What is needed =>
Give again, unaltered, the lines of the listing below that run from the line having "hit = self._faces_cache.get(key)" through the line having "if not all(isinstance(mano_hands[s], ManoHand)".

** Material shown follows **

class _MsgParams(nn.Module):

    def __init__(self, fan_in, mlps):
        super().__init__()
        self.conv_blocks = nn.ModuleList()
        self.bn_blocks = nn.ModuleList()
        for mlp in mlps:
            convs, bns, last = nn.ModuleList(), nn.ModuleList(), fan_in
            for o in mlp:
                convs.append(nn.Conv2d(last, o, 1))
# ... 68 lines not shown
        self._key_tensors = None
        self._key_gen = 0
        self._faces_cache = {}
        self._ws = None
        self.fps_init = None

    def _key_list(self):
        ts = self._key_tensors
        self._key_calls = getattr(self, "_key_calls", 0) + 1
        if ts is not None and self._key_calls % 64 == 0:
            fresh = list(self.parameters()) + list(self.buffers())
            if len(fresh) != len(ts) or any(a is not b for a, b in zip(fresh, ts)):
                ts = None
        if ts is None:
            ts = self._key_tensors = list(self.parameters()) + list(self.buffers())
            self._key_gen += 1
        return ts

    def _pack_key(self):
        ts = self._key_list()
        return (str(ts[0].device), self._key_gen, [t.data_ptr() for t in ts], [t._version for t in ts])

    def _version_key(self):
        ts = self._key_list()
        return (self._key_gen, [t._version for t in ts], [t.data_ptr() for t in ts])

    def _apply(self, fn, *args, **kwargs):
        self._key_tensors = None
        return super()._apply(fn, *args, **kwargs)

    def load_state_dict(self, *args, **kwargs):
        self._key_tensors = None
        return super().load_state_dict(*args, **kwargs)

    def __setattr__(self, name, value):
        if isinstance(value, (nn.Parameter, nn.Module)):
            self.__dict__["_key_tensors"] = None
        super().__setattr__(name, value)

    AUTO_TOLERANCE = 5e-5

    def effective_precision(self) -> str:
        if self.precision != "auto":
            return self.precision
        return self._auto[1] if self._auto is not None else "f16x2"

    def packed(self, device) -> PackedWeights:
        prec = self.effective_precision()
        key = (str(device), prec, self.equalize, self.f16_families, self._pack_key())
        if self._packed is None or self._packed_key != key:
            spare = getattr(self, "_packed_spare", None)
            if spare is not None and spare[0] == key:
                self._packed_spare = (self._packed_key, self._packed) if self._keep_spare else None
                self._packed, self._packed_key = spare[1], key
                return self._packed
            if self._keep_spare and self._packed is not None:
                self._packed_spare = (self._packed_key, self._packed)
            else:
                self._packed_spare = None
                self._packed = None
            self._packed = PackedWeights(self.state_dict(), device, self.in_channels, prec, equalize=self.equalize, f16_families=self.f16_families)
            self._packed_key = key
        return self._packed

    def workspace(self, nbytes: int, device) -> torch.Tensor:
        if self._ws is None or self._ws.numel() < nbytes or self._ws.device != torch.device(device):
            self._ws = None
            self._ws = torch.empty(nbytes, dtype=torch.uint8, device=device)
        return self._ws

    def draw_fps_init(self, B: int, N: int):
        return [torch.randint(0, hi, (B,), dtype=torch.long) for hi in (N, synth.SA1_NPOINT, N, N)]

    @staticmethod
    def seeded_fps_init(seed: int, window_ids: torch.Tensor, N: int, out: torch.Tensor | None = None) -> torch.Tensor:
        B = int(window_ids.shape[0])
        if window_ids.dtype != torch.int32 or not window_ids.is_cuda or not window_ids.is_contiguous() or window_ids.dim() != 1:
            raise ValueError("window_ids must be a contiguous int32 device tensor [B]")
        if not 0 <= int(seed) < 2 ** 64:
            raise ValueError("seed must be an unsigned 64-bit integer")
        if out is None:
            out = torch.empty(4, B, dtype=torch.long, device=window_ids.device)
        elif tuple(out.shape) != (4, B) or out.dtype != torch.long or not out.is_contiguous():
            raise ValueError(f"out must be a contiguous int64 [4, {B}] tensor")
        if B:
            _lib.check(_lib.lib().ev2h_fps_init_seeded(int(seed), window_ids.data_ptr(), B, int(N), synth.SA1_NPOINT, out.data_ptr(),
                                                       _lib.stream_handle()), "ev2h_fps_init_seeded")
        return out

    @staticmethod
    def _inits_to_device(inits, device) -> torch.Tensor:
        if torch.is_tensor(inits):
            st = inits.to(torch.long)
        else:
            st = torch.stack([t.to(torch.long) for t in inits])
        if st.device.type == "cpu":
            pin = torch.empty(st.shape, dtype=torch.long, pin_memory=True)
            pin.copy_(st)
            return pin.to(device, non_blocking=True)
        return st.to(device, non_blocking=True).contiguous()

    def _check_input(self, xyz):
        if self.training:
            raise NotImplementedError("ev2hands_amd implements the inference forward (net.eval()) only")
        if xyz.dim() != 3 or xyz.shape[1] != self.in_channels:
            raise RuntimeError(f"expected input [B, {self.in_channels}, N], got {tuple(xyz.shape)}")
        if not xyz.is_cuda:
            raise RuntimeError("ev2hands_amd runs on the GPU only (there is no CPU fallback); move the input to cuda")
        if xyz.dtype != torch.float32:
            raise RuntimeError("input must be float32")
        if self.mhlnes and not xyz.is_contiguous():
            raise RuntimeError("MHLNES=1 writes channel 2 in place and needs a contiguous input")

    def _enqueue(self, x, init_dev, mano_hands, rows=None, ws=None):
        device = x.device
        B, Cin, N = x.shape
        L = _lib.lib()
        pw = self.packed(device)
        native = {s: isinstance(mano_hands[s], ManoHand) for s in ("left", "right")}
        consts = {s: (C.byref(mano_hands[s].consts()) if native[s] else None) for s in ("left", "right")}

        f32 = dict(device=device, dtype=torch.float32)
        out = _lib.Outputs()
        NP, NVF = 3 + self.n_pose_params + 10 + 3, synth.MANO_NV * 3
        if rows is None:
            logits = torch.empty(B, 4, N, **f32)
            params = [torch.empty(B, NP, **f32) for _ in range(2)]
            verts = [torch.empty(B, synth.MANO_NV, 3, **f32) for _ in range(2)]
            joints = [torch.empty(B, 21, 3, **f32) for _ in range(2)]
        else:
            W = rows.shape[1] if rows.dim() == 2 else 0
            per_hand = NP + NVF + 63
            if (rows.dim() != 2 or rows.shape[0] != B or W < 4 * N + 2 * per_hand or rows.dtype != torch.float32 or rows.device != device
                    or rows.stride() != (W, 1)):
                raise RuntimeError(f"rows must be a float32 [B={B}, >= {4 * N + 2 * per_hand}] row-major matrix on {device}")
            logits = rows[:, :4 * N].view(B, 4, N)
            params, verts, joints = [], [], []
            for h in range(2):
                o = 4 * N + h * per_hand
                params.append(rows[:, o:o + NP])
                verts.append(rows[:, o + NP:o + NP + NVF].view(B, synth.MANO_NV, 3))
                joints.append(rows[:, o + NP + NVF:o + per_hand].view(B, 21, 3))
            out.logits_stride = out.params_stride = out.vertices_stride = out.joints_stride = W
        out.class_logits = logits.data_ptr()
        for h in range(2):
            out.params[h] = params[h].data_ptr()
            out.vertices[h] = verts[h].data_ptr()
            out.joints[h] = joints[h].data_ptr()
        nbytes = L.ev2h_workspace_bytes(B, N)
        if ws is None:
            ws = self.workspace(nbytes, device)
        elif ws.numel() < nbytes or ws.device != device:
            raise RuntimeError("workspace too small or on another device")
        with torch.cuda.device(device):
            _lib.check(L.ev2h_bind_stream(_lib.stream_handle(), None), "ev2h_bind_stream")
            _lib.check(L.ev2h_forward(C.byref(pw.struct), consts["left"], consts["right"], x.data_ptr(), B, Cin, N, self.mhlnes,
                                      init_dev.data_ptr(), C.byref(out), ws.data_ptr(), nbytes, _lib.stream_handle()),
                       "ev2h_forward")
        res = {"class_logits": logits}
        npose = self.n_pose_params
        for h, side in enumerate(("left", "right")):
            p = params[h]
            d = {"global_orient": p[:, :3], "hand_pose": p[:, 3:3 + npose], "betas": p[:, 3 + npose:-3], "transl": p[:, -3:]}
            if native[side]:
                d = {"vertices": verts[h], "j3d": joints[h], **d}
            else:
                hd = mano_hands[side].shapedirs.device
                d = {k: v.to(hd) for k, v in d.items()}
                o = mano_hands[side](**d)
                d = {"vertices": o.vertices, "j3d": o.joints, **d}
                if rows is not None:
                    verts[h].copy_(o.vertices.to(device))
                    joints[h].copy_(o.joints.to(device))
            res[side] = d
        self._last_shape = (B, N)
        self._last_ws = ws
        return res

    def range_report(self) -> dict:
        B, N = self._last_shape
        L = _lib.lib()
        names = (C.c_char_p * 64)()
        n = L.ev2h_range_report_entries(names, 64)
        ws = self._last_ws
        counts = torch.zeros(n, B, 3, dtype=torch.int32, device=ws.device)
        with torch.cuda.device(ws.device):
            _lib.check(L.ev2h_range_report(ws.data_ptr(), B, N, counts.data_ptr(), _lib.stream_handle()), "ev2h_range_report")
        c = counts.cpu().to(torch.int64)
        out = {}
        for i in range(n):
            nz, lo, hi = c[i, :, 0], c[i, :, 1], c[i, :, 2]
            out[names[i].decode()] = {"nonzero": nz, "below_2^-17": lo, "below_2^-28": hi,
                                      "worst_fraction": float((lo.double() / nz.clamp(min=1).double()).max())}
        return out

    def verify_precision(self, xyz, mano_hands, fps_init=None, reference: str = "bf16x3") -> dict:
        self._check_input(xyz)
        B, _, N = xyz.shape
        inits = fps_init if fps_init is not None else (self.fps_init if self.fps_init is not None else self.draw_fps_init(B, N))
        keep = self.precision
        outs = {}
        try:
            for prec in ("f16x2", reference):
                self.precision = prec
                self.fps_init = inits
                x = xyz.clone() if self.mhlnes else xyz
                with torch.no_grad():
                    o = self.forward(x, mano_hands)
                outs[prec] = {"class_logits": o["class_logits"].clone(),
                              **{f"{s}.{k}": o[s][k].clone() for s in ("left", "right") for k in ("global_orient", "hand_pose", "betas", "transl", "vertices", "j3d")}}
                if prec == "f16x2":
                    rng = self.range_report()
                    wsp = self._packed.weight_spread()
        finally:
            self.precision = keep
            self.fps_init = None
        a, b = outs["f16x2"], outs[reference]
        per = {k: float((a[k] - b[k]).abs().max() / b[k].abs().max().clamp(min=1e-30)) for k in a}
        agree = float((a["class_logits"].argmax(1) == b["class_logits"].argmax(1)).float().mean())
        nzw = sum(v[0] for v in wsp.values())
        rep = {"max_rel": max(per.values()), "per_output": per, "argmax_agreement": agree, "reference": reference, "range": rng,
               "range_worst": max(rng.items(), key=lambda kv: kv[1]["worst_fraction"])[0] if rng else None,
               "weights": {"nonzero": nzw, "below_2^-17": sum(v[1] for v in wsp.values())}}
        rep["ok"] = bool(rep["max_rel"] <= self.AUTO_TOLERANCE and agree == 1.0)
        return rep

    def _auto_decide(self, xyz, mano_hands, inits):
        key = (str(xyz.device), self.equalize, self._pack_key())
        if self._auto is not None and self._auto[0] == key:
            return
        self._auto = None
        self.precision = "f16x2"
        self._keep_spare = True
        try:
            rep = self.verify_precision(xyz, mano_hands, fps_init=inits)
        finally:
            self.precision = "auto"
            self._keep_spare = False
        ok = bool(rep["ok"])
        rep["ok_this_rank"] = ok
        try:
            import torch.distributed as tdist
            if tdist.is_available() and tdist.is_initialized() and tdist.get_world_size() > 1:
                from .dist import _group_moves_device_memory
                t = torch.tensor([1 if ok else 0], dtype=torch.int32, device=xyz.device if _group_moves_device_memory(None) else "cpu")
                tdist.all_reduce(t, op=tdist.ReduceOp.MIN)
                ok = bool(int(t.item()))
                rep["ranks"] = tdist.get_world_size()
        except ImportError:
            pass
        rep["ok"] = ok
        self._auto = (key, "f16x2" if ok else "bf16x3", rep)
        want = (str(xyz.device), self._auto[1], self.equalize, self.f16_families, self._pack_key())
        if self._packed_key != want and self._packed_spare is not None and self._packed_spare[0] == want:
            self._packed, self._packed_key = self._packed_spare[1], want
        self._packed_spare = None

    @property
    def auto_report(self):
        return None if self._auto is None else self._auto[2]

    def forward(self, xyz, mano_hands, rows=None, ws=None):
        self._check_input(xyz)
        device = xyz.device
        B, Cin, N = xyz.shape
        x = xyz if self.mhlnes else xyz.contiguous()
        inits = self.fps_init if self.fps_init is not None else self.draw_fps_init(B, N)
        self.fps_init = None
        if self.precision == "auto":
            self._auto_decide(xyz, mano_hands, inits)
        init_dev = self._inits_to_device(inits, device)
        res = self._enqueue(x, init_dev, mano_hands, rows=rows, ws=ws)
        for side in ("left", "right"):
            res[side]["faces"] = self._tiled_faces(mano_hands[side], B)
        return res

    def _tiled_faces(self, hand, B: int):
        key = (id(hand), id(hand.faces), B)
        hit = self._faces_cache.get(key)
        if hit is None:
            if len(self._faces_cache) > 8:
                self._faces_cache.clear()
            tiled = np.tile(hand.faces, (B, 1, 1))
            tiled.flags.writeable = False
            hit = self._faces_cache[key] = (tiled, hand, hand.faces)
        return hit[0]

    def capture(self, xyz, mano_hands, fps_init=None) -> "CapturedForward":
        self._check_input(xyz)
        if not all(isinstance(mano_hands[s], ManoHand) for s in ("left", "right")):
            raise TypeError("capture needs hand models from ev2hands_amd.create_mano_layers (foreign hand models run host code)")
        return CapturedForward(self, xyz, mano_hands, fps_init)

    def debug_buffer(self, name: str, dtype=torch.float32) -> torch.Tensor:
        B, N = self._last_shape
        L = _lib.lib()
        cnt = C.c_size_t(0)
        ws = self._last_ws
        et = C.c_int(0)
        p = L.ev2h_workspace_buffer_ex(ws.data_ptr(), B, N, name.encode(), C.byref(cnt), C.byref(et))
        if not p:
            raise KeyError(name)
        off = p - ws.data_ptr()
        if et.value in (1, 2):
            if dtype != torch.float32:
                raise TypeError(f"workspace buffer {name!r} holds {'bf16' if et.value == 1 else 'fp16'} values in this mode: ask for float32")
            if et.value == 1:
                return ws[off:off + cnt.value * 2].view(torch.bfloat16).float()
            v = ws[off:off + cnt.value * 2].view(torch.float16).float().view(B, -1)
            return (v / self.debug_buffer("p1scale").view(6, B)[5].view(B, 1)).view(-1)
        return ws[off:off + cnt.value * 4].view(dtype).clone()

** End of Material shown **

Solution =>
        hit = self._faces_cache.get(key)
        if hit is None:
            if len(self._faces_cache) > 8:
                self._faces_cache.clear()
            tiled = np.tile(hand.faces, (B, 1, 1))
            tiled.flags.writeable = False
            hit = self._faces_cache[key] = (tiled, hand, hand.faces)
        return hit[0]

    def capture(self, xyz, mano_hands, fps_init=None) -> "CapturedForward":
        self._check_input(xyz)
        if not all(isinstance(mano_hands[s], ManoHand) for s in ("left", "right")):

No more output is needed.